[Collected data]
*** Block opens ***
+__device__ __forceinline__ void mul_pow2_n(const uint64_t (&x)[N], uint64_t (&r)[N]) {
+  static_assert(N == 3 || N == 4, "groups of 3 or 4");
+  uint32_t y0[N], y1[N], y2[N];
+#pragma unroll
+  for (int i = 0; i < N; i++) pow2_limbs<K>(x[i], y0[i], y1[i], y2[i]);
+  if constexpr (K < 32 && N == 3) cc::pow2_place_000(r, y0, y1, y2);
+  else if constexpr (K < 32) cc::pow2_place_0000(r, y0, y1, y2);
+  else if constexpr (K < 64 && N == 3) cc::pow2_place_111(r, y0, y1, y2);
+  else if constexpr (K < 64) cc::pow2_place_1111(r, y0, y1, y2);
+  else if constexpr (N == 3) cc::pow2_place_222(r, y0, y1, y2);
+  else cc::pow2_place_2222(r, y0, y1, y2);
+}
+__device__ __forceinline__ uint64_t div_pow2(uint64_t x, uint32_t k) {
+  const uint32_t y0 = (uint32_t)x << (32 - k);
+  return sub((x >> k) + y0, (uint64_t)y0 << 32);
+}
+__device__ __forceinline__ void div_pow2_n(const uint64_t (&x)[4], uint32_t k, uint64_t (&r)[4]) {
+  uint32_t y0[4], y1[4], y2[4];
+#pragma unroll
+  for (int i = 0; i < 4; i++) {
+    const uint32_t x0 = (uint32_t)x[i], x1 = (uint32_t)(x[i] >> 32);
+    y0[i] = x0 << (32 - k);
+    y1[i] = __builtin_amdgcn_alignbit(x1, x0, k);
+    y2[i] = x1 >> k;
+  }
+  cc::pow2_place_3333(r, y0, y1, y2);
+}
+#endif
+#if defined(__HIP__)
 struct DotAcc {
   uint64_t p, m, q;
   uint32_t cp, cm, cq;
diff --git a/proof_protocol_decoder_amd/csrc/gl_cc.inc b/proof_protocol_decoder_amd/csrc/gl_cc.inc
--- a/proof_protocol_decoder_amd/csrc/gl_cc.inc
+++ b/proof_protocol_decoder_amd/csrc/gl_cc.inc
@@ -218,3 +218,316 @@
       : "=&v"(x[0]), "=&v"(x[1]), "=&v"(x[2]), "=&v"(x[3]), "=&s"(co[0]), "=&s"(co[1]), "=&s"(co[2]), "=&s"(co[3])
       : "v"(a[0]), "v"(a[1]), "v"(a[2]), "v"(a[3]), "s"(ci[0]), "s"(ci[1]), "s"(ci[2]), "s"(ci[3]));
 }
+__device__ __forceinline__ void pow2_place_000(uint64_t (&r)[3], const uint32_t (&y0)[3], const uint32_t (&y1)[3], const uint32_t (&y2)[3]) {
+  uint64_t P0 = mk64(y0[0], y1[0]); mask b0, c0;
+  uint64_t P1 = mk64(y0[1], y1[1]); mask b1, c1;
+  uint64_t P2 = mk64(y0[2], y1[2]); mask b2, c2;
+  asm("v_mad_u64_u32 %0, %1, %6, -1, %0\n\tv_mad_u64_u32 %2, %3, %7, -1, %2\n\tv_mad_u64_u32 %4, %5, %8, -1, %4"
+      : "+v"(P0), "=&s"(c0), "+v"(P1), "=&s"(c1), "+v"(P2), "=&s"(c2)
+      : "v"(y2[0]), "v"(y2[1]), "v"(y2[2]));
+  uint32_t lo0 = (uint32_t)P0, hi0 = (uint32_t)(P0 >> 32);
+  uint32_t lo1 = (uint32_t)P1, hi1 = (uint32_t)(P1 >> 32);
+  uint32_t lo2 = (uint32_t)P2, hi2 = (uint32_t)(P2 >> 32);
+  asm("v_subbrev_co_u32_e64 %0, %1, 0, %0, %6\n\tv_subbrev_co_u32_e64 %2, %3, 0, %2, %7\n\tv_subbrev_co_u32_e64 %4, %5, 0, %4, %8"
+      : "+v"(lo0), "=&s"(b0), "+v"(lo1), "=&s"(b1), "+v"(lo2), "=&s"(b2)
+      : "s"(c0), "s"(c1), "s"(c2));
+  c0 &= ~b0;
+  c1 &= ~b1;
+  c2 &= ~b2;
+  asm("v_addc_co_u32_e64 %0, vcc, %0, 0, %3\n\tv_addc_co_u32_e64 %1, vcc, %1, 0, %4\n\tv_addc_co_u32_e64 %2, vcc, %2, 0, %5"
+      : "+v"(hi0), "+v"(hi1), "+v"(hi2)
+      : "s"(c0), "s"(c1), "s"(c2) : "vcc");
+  r[0] = mk64(lo0, hi0);
+  r[1] = mk64(lo1, hi1);
+  r[2] = mk64(lo2, hi2);
+}
+__device__ __forceinline__ void pow2_place_0000(uint64_t (&r)[4], const uint32_t (&y0)[4], const uint32_t (&y1)[4], const uint32_t (&y2)[4]) {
*** Block closes ***
Print exactly the lines above from the one with "cc::pow2_place_2222(r, y0, y1, y2);" to the one with "(uint32_t)(P1 >> 32);", including both.

+  else cc::pow2_place_2222(r, y0, y1, y2);
+}
+__device__ __forceinline__ uint64_t div_pow2(uint64_t x, uint32_t k) {
+  const uint32_t y0 = (uint32_t)x << (32 - k);
+  return sub((x >> k) + y0, (uint64_t)y0 << 32);
+}
+__device__ __forceinline__ void div_pow2_n(const uint64_t (&x)[4], uint32_t k, uint64_t (&r)[4]) {
+  uint32_t y0[4], y1[4], y2[4];
+#pragma unroll
+  for (int i = 0; i < 4; i++) {
+    const uint32_t x0 = (uint32_t)x[i], x1 = (uint32_t)(x[i] >> 32);
+    y0[i] = x0 << (32 - k);
+    y1[i] = __builtin_amdgcn_alignbit(x1, x0, k);
+    y2[i] = x1 >> k;
+  }
+  cc::pow2_place_3333(r, y0, y1, y2);
+}
+#endif
+#if defined(__HIP__)
 struct DotAcc {
   uint64_t p, m, q;
   uint32_t cp, cm, cq;
diff --git a/proof_protocol_decoder_amd/csrc/gl_cc.inc b/proof_protocol_decoder_amd/csrc/gl_cc.inc
--- a/proof_protocol_decoder_amd/csrc/gl_cc.inc
+++ b/proof_protocol_decoder_amd/csrc/gl_cc.inc
@@ -218,3 +218,316 @@
       : "=&v"(x[0]), "=&v"(x[1]), "=&v"(x[2]), "=&v"(x[3]), "=&s"(co[0]), "=&s"(co[1]), "=&s"(co[2]), "=&s"(co[3])
       : "v"(a[0]), "v"(a[1]), "v"(a[2]), "v"(a[3]), "s"(ci[0]), "s"(ci[1]), "s"(ci[2]), "s"(ci[3]));
 }
+__device__ __forceinline__ void pow2_place_000(uint64_t (&r)[3], const uint32_t (&y0)[3], const uint32_t (&y1)[3], const uint32_t (&y2)[3]) {
+  uint64_t P0 = mk64(y0[0], y1[0]); mask b0, c0;
+  uint64_t P1 = mk64(y0[1], y1[1]); mask b1, c1;
+  uint64_t P2 = mk64(y0[2], y1[2]); mask b2, c2;
+  asm("v_mad_u64_u32 %0, %1, %6, -1, %0\n\tv_mad_u64_u32 %2, %3, %7, -1, %2\n\tv_mad_u64_u32 %4, %5, %8, -1, %4"
+      : "+v"(P0), "=&s"(c0), "+v"(P1), "=&s"(c1), "+v"(P2), "=&s"(c2)
+      : "v"(y2[0]), "v"(y2[1]), "v"(y2[2]));
+  uint32_t lo0 = (uint32_t)P0, hi0 = (uint32_t)(P0 >> 32);
+  uint32_t lo1 = (uint32_t)P1, hi1 = (uint32_t)(P1 >> 32);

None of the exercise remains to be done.